• Your task:
Transcribe the following entries word for word. End with the line where "void* gp = lstm_pad(dG_pad, B, 4" appears.

• Material shown:
*** Block opens ***

void lstm_cell_bwd(c10::optional<at::Tensor> dout, c10::optional<at::Tensor> dh_rec, c10::optional<at::Tensor> P,
                   int64_t S,
                   c10::optional<at::Tensor> dc_next, at::Tensor gates, at::Tensor c, at::Tensor c_prev, at::Tensor dG,
                   c10::optional<at::Tensor> dG_pad, at::Tensor dc_prev) {
  TORCH_CHECK(gates.dim() == 2 && gates.size(1) % 4 == 0, "gates must be [B, 4H]");
  const int64_t B = gates.size(0), H = gates.size(1) / 4;
  const bool f32 = dG.scalar_type() == at::kFloat;
  const auto dt = f32 ? at::kFloat : at::kBFloat16;
  check_lstm(gates, at::kFloat, B * 4 * H, "gates");
  check_lstm(c, at::kFloat, B * H, "c");
  check_lstm(c_prev, at::kFloat, B * H, "c_prev");
  check_lstm(dG, dt, B * 4 * H, "dG");
  check_lstm(dc_prev, at::kFloat, B * H, "dc_prev");
  const void* po = nullptr;
  const float* pc = nullptr;
  if (dout.has_value() && dout->defined()) {
    check_lstm(*dout, dt, B * H, "dout");
    po = dout->data_ptr();
  }
  if (dc_next.has_value() && dc_next->defined()) {
    check_lstm(*dc_next, at::kFloat, B * H, "dc_next");
    pc = dc_next->data_ptr<float>();
  }
  const float* pp = nullptr;
  int64_t Hp = lstm_partials(P, S, B, H, 1, &pp);
  if (!pp) S = 0, Hp = (H + 63) / 64 * 64;
  void* gp = lstm_pad(dG_pad, B, 4 * Hp, "dG_pad", dt);
  const void* pr = lstm_pad(dh_rec, B, H, "dh_rec", dt);
  c10::DeviceGuard guard(gates.device());
  if (f32)
    gk::lstm_cell_bwd_f32(static_cast<const float*>(po), static_cast<const float*>(pr), pp, (int)S, pc,
                          gates.data_ptr<float>(), c.data_ptr<float>(), c_prev.data_ptr<float>(), dG.data_ptr<float>(),
                          static_cast<float*>(gp), dc_prev.data_ptr<float>(), (int)B, (int)H, (int)Hp, cur_stream(gates));
  else
    gk::lstm_cell_bwd(static_cast<const uint16_t*>(po), static_cast<const uint16_t*>(pr), pp, (int)S, pc,
                      gates.data_ptr<float>(), c.data_ptr<float>(), c_prev.data_ptr<float>(),
                      static_cast<uint16_t*>(dG.data_ptr()), static_cast<uint16_t*>(gp), dc_prev.data_ptr<float>(),
                      (int)B, (int)H, (int)Hp, cur_stream(gates));
}

}


TORCH_LIBRARY(gksgd, m) {
  m.def("ctrl_bytes() -> int", &ctrl_bytes);
  m.def("workspace_bytes() -> int", &workspace_bytes);
  m.def(
      "compress(Tensor(a!) g, Tensor(b!) r, Tensor(c!) ctrl, Tensor(d!) ws, Tensor(e!) record, int mode, bool ec, "
      "bool zero_g, int loops, float z, float fixed_thr, float sample_p, int k, int k_cap, int seed, "
      "int n_stats, Tensor(f!)? stats_out=None, Tensor? valid=None, Tensor(g!)? u=None, Tensor? w=None, "
      "Tensor? chunks=None, int chunk_begin=0, int chunk_count=0, int chunk_base=0, float[] mc_mu=[], "
      "float[] mc_wd=[], Tensor? seed_dev=None, int handoff=-1) -> ()");
  m.def("apply_records_sgd(Tensor(a!) w, Tensor(b!)? w_bf16, Tensor records, int P, int k_cap, float scale, float lr, "
        "Tensor? lr_mult=None) -> ()");
  m.def("arena_digest(Tensor x, Tensor(a!) out, Tensor(b!) ws) -> ()");
  m.def("tensor_stats(Tensor x, Tensor(a!) ctrl, Tensor(b!) ws) -> ()");
  m.def("quality_workspace_bytes() -> int", &quality_workspace_bytes);
  m.def("selection_quality(Tensor r, Tensor record, int k, int k_cap, Tensor(a!) out, Tensor(b!) ws) -> ()");
  m.def("scatter_add_records(Tensor(a!) dst, Tensor records, int P, int k_cap, float scale, bool deterministic) -> ()");
  m.def("fill_zero(Tensor(a!) dst) -> ()");
  m.def("sign_bucket_workspace_bytes() -> int", &sign_bucket_workspace_bytes);
  m.def("sign_bucket_compress(Tensor(a!) x, Tensor(b!) mask, Tensor(c!) means, Tensor(d!) ws) -> ()");
  m.def("sign_bucket_decompress(Tensor(a!) x, Tensor mask, Tensor means) -> ()");
  m.def(
      "fused_sgd(Tensor(a!) w, Tensor(b!)? m, Tensor(c!) g, Tensor chunks, float[] lr, float[] momentum, "
      "float[] dampening, float[] weight_decay, int[] nesterov, int[] first_step, bool zero_grad, "
      "Tensor? grad_scale=None, Tensor(d!)? w_bf16=None, Tensor? lr_mult=None) -> ()");
  m.def(
      "fused_adam(Tensor(a!) w, Tensor(b!) m, Tensor(c!) v, Tensor(d!) g, Tensor chunks, Tensor(e!) step, float[] lr, "
      "float[] beta1, float[] beta2, float[] eps, float[] weight_decay, int[] decoupled, bool zero_grad, "
      "Tensor? grad_scale=None, Tensor(f!)? w_bf16=None, Tensor? lr_mult=None) -> ()");
  m.def(
      "fused_lamb(Tensor(a!) w, Tensor(b!) m, Tensor(c!) v, Tensor(d!) g, Tensor chunks, Tensor(e!) step, "
      "Tensor seg_range, Tensor(f!) part, Tensor(g!) trust, float[] lr, float[] beta1, float[] beta2, float[] eps, "
      "float[] weight_decay, int[] adapt, float[] trust_clip, bool zero_grad, Tensor? grad_scale=None, "
      "Tensor(h!)? w_bf16=None, Tensor? lr_mult=None, int passes=7) -> ()");
  m.def("segmented_sumsq(Tensor w, Tensor g, Tensor chunks, Tensor(a!) out) -> ()");
  m.def(
      "fused_lars(Tensor(a!) w, Tensor(b!) m, Tensor g, Tensor chunks, Tensor seg_sumsq, float[] lr, "
      "float[] momentum, float[] weight_decay, float[] eeta, float[] epsilon) -> ()");
  m.def("clip_grad_norm(Tensor(a!) g, float max_norm, Tensor(b!) ws, Tensor(c!) coef, Tensor(d!) norm) -> ()");

  m.def("bn_workspace_floats(int M, int C, int elem_bytes) -> int", &bn_workspace_floats);
  m.def("bn_supported(int C, int elem_bytes) -> bool", &bn_supported);
  m.def("bn_set_blocks(int blocks) -> ()", [](int64_t b) { gk::bn_set_blocks((int)b); });
  m.def("bn_mask_bytes(int M, int C, int elem_bytes) -> int", &bn_mask_bytes);
  m.def(
      "bn_act_forward(Tensor x, Tensor? res, Tensor(a!) y, Tensor(i!)? mask, Tensor? w, Tensor? b, Tensor(b!)? run_mean, "
      "Tensor(c!)? run_var, Tensor(d!) save_mean, Tensor(e!) save_invstd, Tensor(f!) scale, Tensor(g!) shift, "
      "Tensor(h!) ws, float eps, float momentum, bool relu, Tensor(j!)? nbt=None, Tensor? pre=None, "
      "int pre_rows=0, Tensor(k!)? fin=None, Tensor? rscale=None, Tensor? rshift=None) -> ()");
  m.def(
      "bn_act_finalize(Tensor x, Tensor? w, Tensor? b, Tensor(a!)? run_mean, Tensor(b!)? run_var, "
      "Tensor(c!) save_mean, Tensor(d!) save_invstd, Tensor(e!) scale, Tensor(f!) shift, Tensor(g!) ws, float eps, "
      "float momentum, Tensor(h!)? nbt=None, Tensor? pre=None, int pre_rows=0) -> ()");
  m.def(
      "bn_relu_pool_forward(Tensor x, Tensor(a!) y, Tensor(b!) amax, Tensor? w, Tensor? b, Tensor(c!)? run_mean, "
      "Tensor(d!)? run_var, Tensor(e!) save_mean, Tensor(f!) save_invstd, Tensor(g!) scale, Tensor(h!) shift, "
      "Tensor(i!) ws, float eps, float momentum, int k, int s, int p, Tensor(j!)? nbt=None, Tensor? pre=None, "
      "int pre_rows=0) -> ()");
  m.def(
      "bn_relu_pool_backward(Tensor dy, Tensor amax, Tensor x, Tensor(a!) dx, Tensor? w, Tensor mean, "
      "Tensor invstd, Tensor(b!) dgamma, Tensor(c!) dbeta, Tensor(d!) ws, int k, int s, int p, "
      "Tensor(e!)? gw_acc=None, Tensor(f!)? gb_acc=None, Tensor? dy2=None) -> ()");
  m.def(
      "bn_act_backward(Tensor dy, Tensor? mask, Tensor x, Tensor(a!) dx, Tensor(b!)? dres, Tensor? w, Tensor mean, "
      "Tensor invstd, Tensor(c!) dgamma, Tensor(d!) dbeta, Tensor(e!) ws, bool relu, Tensor(f!)? gw_acc=None, "
      "Tensor(g!)? gb_acc=None, Tensor? dy2=None, Tensor(h!)? fin=None) -> ()");
  m.def("accum_grad(Tensor(a!) dst, Tensor src) -> ()");
  m.def(
      "momentum_correct(Tensor(a!) u, Tensor(b!) g, Tensor w, Tensor chunks, int begin, int count, "
      "float[] momentum, float[] weight_decay) -> ()");
  m.def("mask_records(Tensor(a!) u, Tensor record, int k_cap) -> ()");
  m.def("cast_bf16(Tensor(a!) dst, Tensor src) -> ()");
  m.def("gemm_supported(int N, int K) -> bool", &gemm_supported);
  m.def("gemm_nt(Tensor A, Tensor B, Tensor(a!) C, int cfg=0, int max_blocks=0, Tensor(b!)? stats=None, "
        "Tensor? bias=None, Tensor? bn_h=None, Tensor? bn_dy2=None, Tensor? bn_mask=None, Tensor? lz_x=None, Tensor? lz_coef=None, Tensor? lz_padz=None, Tensor? lz_padx=None) -> int");
  m.def("gemm_tn_acc(Tensor G, Tensor X, Tensor(a!) W, int cfg=0, int splits=0, Tensor? lz_x=None, Tensor? lz_coef=None, Tensor? lz_padz=None, Tensor? lz_padx=None) -> ()");
  m.def("conv_nt(Tensor x, Tensor w, Tensor(a!) y, Tensor zero, int stride, int pad, int cfg=0, int max_blocks=0, "
        "Tensor(b!)? stats=None, Tensor? bias=None, Tensor? bn_h=None, Tensor? bn_dy2=None, Tensor? bn_mask=None, "
        "Tensor? lz_x=None, Tensor? lz_coef=None, Tensor? lz_padz=None, Tensor? lz_padx=None) -> int");
  m.def("stem_supported(int H, int W) -> bool", [](int64_t H, int64_t W) { return gk::stem_supported((int)H, (int)W); });
  m.def("stem_wgrad_ws(int N, int H, int W) -> int", &stem_wgrad_ws);
  m.def("stem_pack(Tensor w, Tensor(a!) wp) -> ()");
  m.def("stem_fwd(Tensor x, Tensor wp, Tensor(a!) y, Tensor(b!)? stats=None) -> int");
  m.def("stem_wgrad(Tensor x, Tensor dy, Tensor(a!) out, Tensor(b!) part) -> ()");
  m.def("stem_f32_supported(int H, int W) -> bool", [](int64_t H, int64_t W) { return gk::stem_f32_supported((int)H, (int)W); });
  m.def("stem_f32_fwd(Tensor x, Tensor w, Tensor(a!) y, Tensor(b!)? stats=None) -> int");
  m.def("stem_f32x6_wplanes() -> int", &stem_f32x6_wplanes);
  m.def("stem_f32x6_fwd(Tensor x, Tensor w, Tensor(a!) y, Tensor(b!)? stats, Tensor(c!) wp3) -> int");
  m.def("stem_f32_wgrad_ws(int N) -> int", &stem_f32_wgrad_ws);
  m.def("stem_f32_wgrad(Tensor x, Tensor dy, Tensor(a!) out, Tensor(b!) part, bool x6=False) -> ()");
  m.def("wgrad3_supported(int H, int W, int C, int K) -> bool", [](int64_t H, int64_t W, int64_t C, int64_t K) {
    return gk::wgrad3_supported((int)H, (int)W, (int)C, (int)K);
  });
  m.def("wgrad3_ws(int N, int H, int W, int C, int K) -> int", &wgrad3_ws);
  m.def("conv3_wgrad(Tensor dy, Tensor x, Tensor(a!) out, Tensor(b!) part, Tensor zero) -> ()");
  m.def("wino_weights(Tensor w, Tensor(a!) u, bool flip) -> ()");
  m.def("weight_prep(Tensor table, int ndesc, int total_blocks) -> ()");
  m.def("weight_prep_blocks(int kind, int R, int S) -> int", &weight_prep_blocks);
  m.def("wino_wgrad_ws(int N, int H, int W, int C, int K, int splits=0) -> int", &wino_wgrad_ws);
  m.def("wino_wgrad(Tensor x, Tensor dy, Tensor(a!) out, Tensor(b!) part, int splits=0) -> ()");
  m.def("wino_conv(Tensor x, Tensor u, Tensor(a!) y, int max_blocks=0, Tensor(b!)? stats=None, Tensor? bn_h=None, "
        "Tensor? bn_dy2=None, Tensor? bn_mask=None, int splits=1) -> int");
  m.def("wino_x6_weights(Tensor w, Tensor(a!) u3, bool flip) -> ()");
  m.def("wino_x6_conv(Tensor x, Tensor u3, Tensor(a!) y, int max_blocks=0, Tensor(b!)? stats=None, "
        "Tensor? bn_h=None, Tensor? bn_dy2=None, Tensor? bn_mask=None) -> int");
  m.def("conv_dgrad_s2(Tensor dy, Tensor w, Tensor(a!) dx, Tensor zero, int cfg=0, int max_blocks=0, "
        "Tensor? lz_x=None, Tensor? lz_coef=None, Tensor? lz_padz=None, Tensor? lz_padx=None) -> ()");
  m.def("bn_bwd_lazy_pre(Tensor x, Tensor part, int rows, Tensor? w, Tensor mean, Tensor invstd, "
        "Tensor(a!) dgamma, Tensor(b!) dbeta, Tensor(c!) coef, Tensor(d!) padz, Tensor(e!) padx, "
        "Tensor(f!)? gw_acc=None, Tensor(g!)? gb_acc=None) -> ()");
  m.def("bn_act_backward_lazy(Tensor dy, Tensor? dy2, Tensor? mask, Tensor x, Tensor(a!) dz, Tensor? w, "
        "Tensor mean, Tensor invstd, Tensor(b!) dgamma, Tensor(c!) dbeta, Tensor(d!) ws, bool relu, "
        "Tensor(e!) coef, Tensor(f!) padz, Tensor(g!) padx, Tensor(h!)? gw_acc=None, Tensor(i!)? gb_acc=None) -> ()");
  m.def("bn_lazy_apply(Tensor dz, Tensor x, Tensor(a!) dx, Tensor coef) -> ()");
  m.def("bn_stats_partials(Tensor x, Tensor(a!) ws) -> ()");
  m.def(
      "bn_act_backward_pre_dual(Tensor dz, Tensor x, Tensor(a!) dx, Tensor? w, Tensor mean, Tensor invstd, "
      "Tensor(b!) dgamma, Tensor(c!) dbeta, Tensor part, int rows, Tensor(d!)? gw_acc, Tensor(e!)? gb_acc, Tensor x2, "
      "Tensor(f!) dx2, Tensor? w2, Tensor mean2, Tensor invstd2, Tensor(g!) dgamma2, Tensor(h!) dbeta2, "
      "Tensor(i!) ws2, Tensor(j!)? gw2_acc, Tensor(k!)? gb2_acc) -> ()");
  m.def("bn_act_backward_pre(Tensor dz, Tensor x, Tensor(a!) dx, Tensor? w, Tensor mean, Tensor invstd, "
        "Tensor(b!) dgamma, Tensor(c!) dbeta, Tensor part, int rows, Tensor(d!)? gw_acc=None, "
        "Tensor(e!)? gb_acc=None, Tensor(f!)? fin=None) -> ()");
  m.def("bn_fin_state_bytes(int C) -> int", &bn_fin_state_bytes);
  m.def("attn_supported(int T, int D) -> bool",
        [](int64_t T, int64_t D) { return gk::attn_supported((int)T, (int)D); });
  m.def("attn_fwd(Tensor qkv, Tensor(a!) out, Tensor(b!) lse, int heads, float p, int seed, Tensor? seed_dev=None, "
        "Tensor? key_bits=None, Tensor(c!)? out_lo=None) -> ()");
  m.def("attn_pack_key_mask(Tensor mask, Tensor(a!) bits) -> ()");
  m.def("attn_bwd(Tensor qkv, Tensor out, Tensor dout, Tensor lse, Tensor(a!) delta, Tensor(b!) dqkv, int heads, "
        "float p, int seed, Tensor? seed_dev=None, Tensor? key_bits=None, Tensor? out_lo=None) -> ()");
  m.def("attn_dropout_mask(Tensor(a!) mask, int B, int heads, int T, float p, int seed, Tensor? seed_dev=None) -> ()");
  m.def("attn_f32_fwd(Tensor qkv, Tensor(a!) out, Tensor(b!) lse, int heads, float p, int seed, Tensor? seed_dev=None, "
        "Tensor? key_bits=None) -> ()");
  m.def("attn_f32_bwd(Tensor qkv, Tensor out, Tensor dout, Tensor lse, Tensor(a!) delta, Tensor(b!) dqkv, int heads, "
        "float p, int seed, Tensor? seed_dev=None, Tensor? key_bits=None) -> ()");
  m.def("attn_f32_supported(int T, int D) -> bool",
        [](int64_t T, int64_t D) { return gk::attn_f32_supported((int)T, (int)D); });
  m.def("add_ln_supported(int H) -> bool", &add_ln_supported);
  m.def("add_ln_ws_floats(int R, int H) -> int", &add_ln_ws_floats);
  m.def("xent_supported(int V) -> bool", &xent_supported);
  m.def("xent_forward(Tensor logits, Tensor labels, Tensor(a!) lse, Tensor(b!) loss, int ignore) -> ()");
  m.def("xent_backward(Tensor logits, Tensor labels, Tensor lse, Tensor scale, Tensor(a!) grad, int ignore) -> ()");
  m.def("emb_supported(int H, int NT) -> bool", &emb_supported);
  m.def("emb_part_floats(int H) -> int", &emb_part_floats);
  m.def("emb_forward(Tensor ids, Tensor? tt, Tensor Ww, Tensor Wp, Tensor Wt, Tensor(a!) out) -> ()");
  m.def("emb_word_ws_ints(int V, int M) -> int", &emb_word_ws_ints);
  m.def("emb_word_part_floats(int M, int H) -> int", &emb_word_part_floats);
  m.def("emb_backward(Tensor ids, Tensor? tt, Tensor dx, Tensor(a!)? dWw, Tensor(b!)? dWp, Tensor(c!)? dWt, "
        "Tensor(d!) part, Tensor sid, Tensor order, Tensor(e!) wws, Tensor(f!) wpart) -> ()");
  m.def("add_ln_forward(Tensor a, Tensor x, Tensor? gamma, Tensor? beta, Tensor(a!) y, Tensor(b!) h, "
        "Tensor(c!) mean, Tensor(d!) rstd, float eps, float p, int seed, Tensor? seed_dev=None) -> ()");
  m.def("add_ln_backward(Tensor dy, Tensor h, Tensor mean, Tensor rstd, Tensor? gamma, Tensor(a!) dx, "
        "Tensor(b!)? da, Tensor(c!)? dgamma, Tensor(d!)? dbeta, bool accumulate, Tensor(e!) ws, float p, int seed, "
        "Tensor? seed_dev=None) -> ()");
  m.def("conv_tn_acc(Tensor dy, Tensor x, Tensor(a!) wout, Tensor zero, int stride, int pad, int cfg=0, int splits=0, "
        "Tensor? lz_x=None, Tensor? lz_coef=None, Tensor? lz_padz=None, Tensor? lz_padx=None) -> ()");
  m.def("colsum_acc(Tensor dy, Tensor(a!) db) -> ()");
  m.def("gelu_bwd_colsum(Tensor dy, Tensor pre, Tensor(a!) dpre, Tensor(b!)? db=None) -> ()");
  m.def("lstm_rec_gemm(Tensor A, Tensor B, Tensor(a!) P, int S) -> ()");
  m.def("lstm_rec_gemm_x6(Tensor A, Tensor B3, Tensor(a!) P, int S) -> ()");
  m.def("lstm_cell_fwd(Tensor xg, Tensor? hg, Tensor? P, int S, Tensor c_prev, Tensor(a!) c, Tensor(b!) h, Tensor(c!)? h_pad, "
        "Tensor(d!) gates) -> ()");
  m.def("lstm_cell_bwd(Tensor? dout, Tensor? dh_rec, Tensor? P, int S, Tensor? dc_next, Tensor gates, Tensor c, Tensor c_prev, "
        "Tensor(a!) dG, Tensor(b!)? dG_pad, Tensor(c!) dc_prev) -> ()");

  m.class_<RcclEngine>("RcclEngine")
      .def(torch::init<>())
      .def_static("unique_id", &RcclEngine::unique_id)
      .def("init", &RcclEngine::init)
      .def("init_async", &RcclEngine::init_async)
      .def("init_poll", &RcclEngine::init_poll)
      .def("init_wait", &RcclEngine::init_wait)
      .def("abort", &RcclEngine::abort)
      .def("set_op_timeout", &RcclEngine::set_op_timeout)
      .def("allgather", &RcclEngine::allgather)
      .def("allreduce", &RcclEngine::allreduce)
      .def("broadcast", &RcclEngine::broadcast)
      .def("allgather_many", &RcclEngine::allgather_many)
      .def("set_tracking", &RcclEngine::set_tracking)
      .def("start_watchdog", &RcclEngine::start_watchdog)
      .def("stop_watchdog", &RcclEngine::stop_watchdog)
      .def("poll", &RcclEngine::poll)
      .def("failed", &RcclEngine::failed)
      .def("error", &RcclEngine::error)
      .def("check", &RcclEngine::check)
      .def("in_flight", &RcclEngine::in_flight)
      .def("reset_stats", &RcclEngine::reset_stats)
      .def("stats", &RcclEngine::stats)
      .def("inject_failure", &RcclEngine::inject_failure)
      .def("destroy", &RcclEngine::destroy)
      .def("rank", &RcclEngine::rank)
      .def("world", &RcclEngine::world);
}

*** Block closes ***

• Written solution:
void lstm_cell_bwd(c10::optional<at::Tensor> dout, c10::optional<at::Tensor> dh_rec, c10::optional<at::Tensor> P,
                   int64_t S,
                   c10::optional<at::Tensor> dc_next, at::Tensor gates, at::Tensor c, at::Tensor c_prev, at::Tensor dG,
                   c10::optional<at::Tensor> dG_pad, at::Tensor dc_prev) {
  TORCH_CHECK(gates.dim() == 2 && gates.size(1) % 4 == 0, "gates must be [B, 4H]");
  const int64_t B = gates.size(0), H = gates.size(1) / 4;
  const bool f32 = dG.scalar_type() == at::kFloat;
  const auto dt = f32 ? at::kFloat : at::kBFloat16;
  check_lstm(gates, at::kFloat, B * 4 * H, "gates");
  check_lstm(c, at::kFloat, B * H, "c");
  check_lstm(c_prev, at::kFloat, B * H, "c_prev");
  check_lstm(dG, dt, B * 4 * H, "dG");
  check_lstm(dc_prev, at::kFloat, B * H, "dc_prev");
  const void* po = nullptr;
  const float* pc = nullptr;
  if (dout.has_value() && dout->defined()) {
    check_lstm(*dout, dt, B * H, "dout");
    po = dout->data_ptr();
  }
  if (dc_next.has_value() && dc_next->defined()) {
    check_lstm(*dc_next, at::kFloat, B * H, "dc_next");
    pc = dc_next->data_ptr<float>();
  }
  const float* pp = nullptr;
  int64_t Hp = lstm_partials(P, S, B, H, 1, &pp);
  if (!pp) S = 0, Hp = (H + 63) / 64 * 64;
  void* gp = lstm_pad(dG_pad, B, 4 * Hp, "dG_pad", dt);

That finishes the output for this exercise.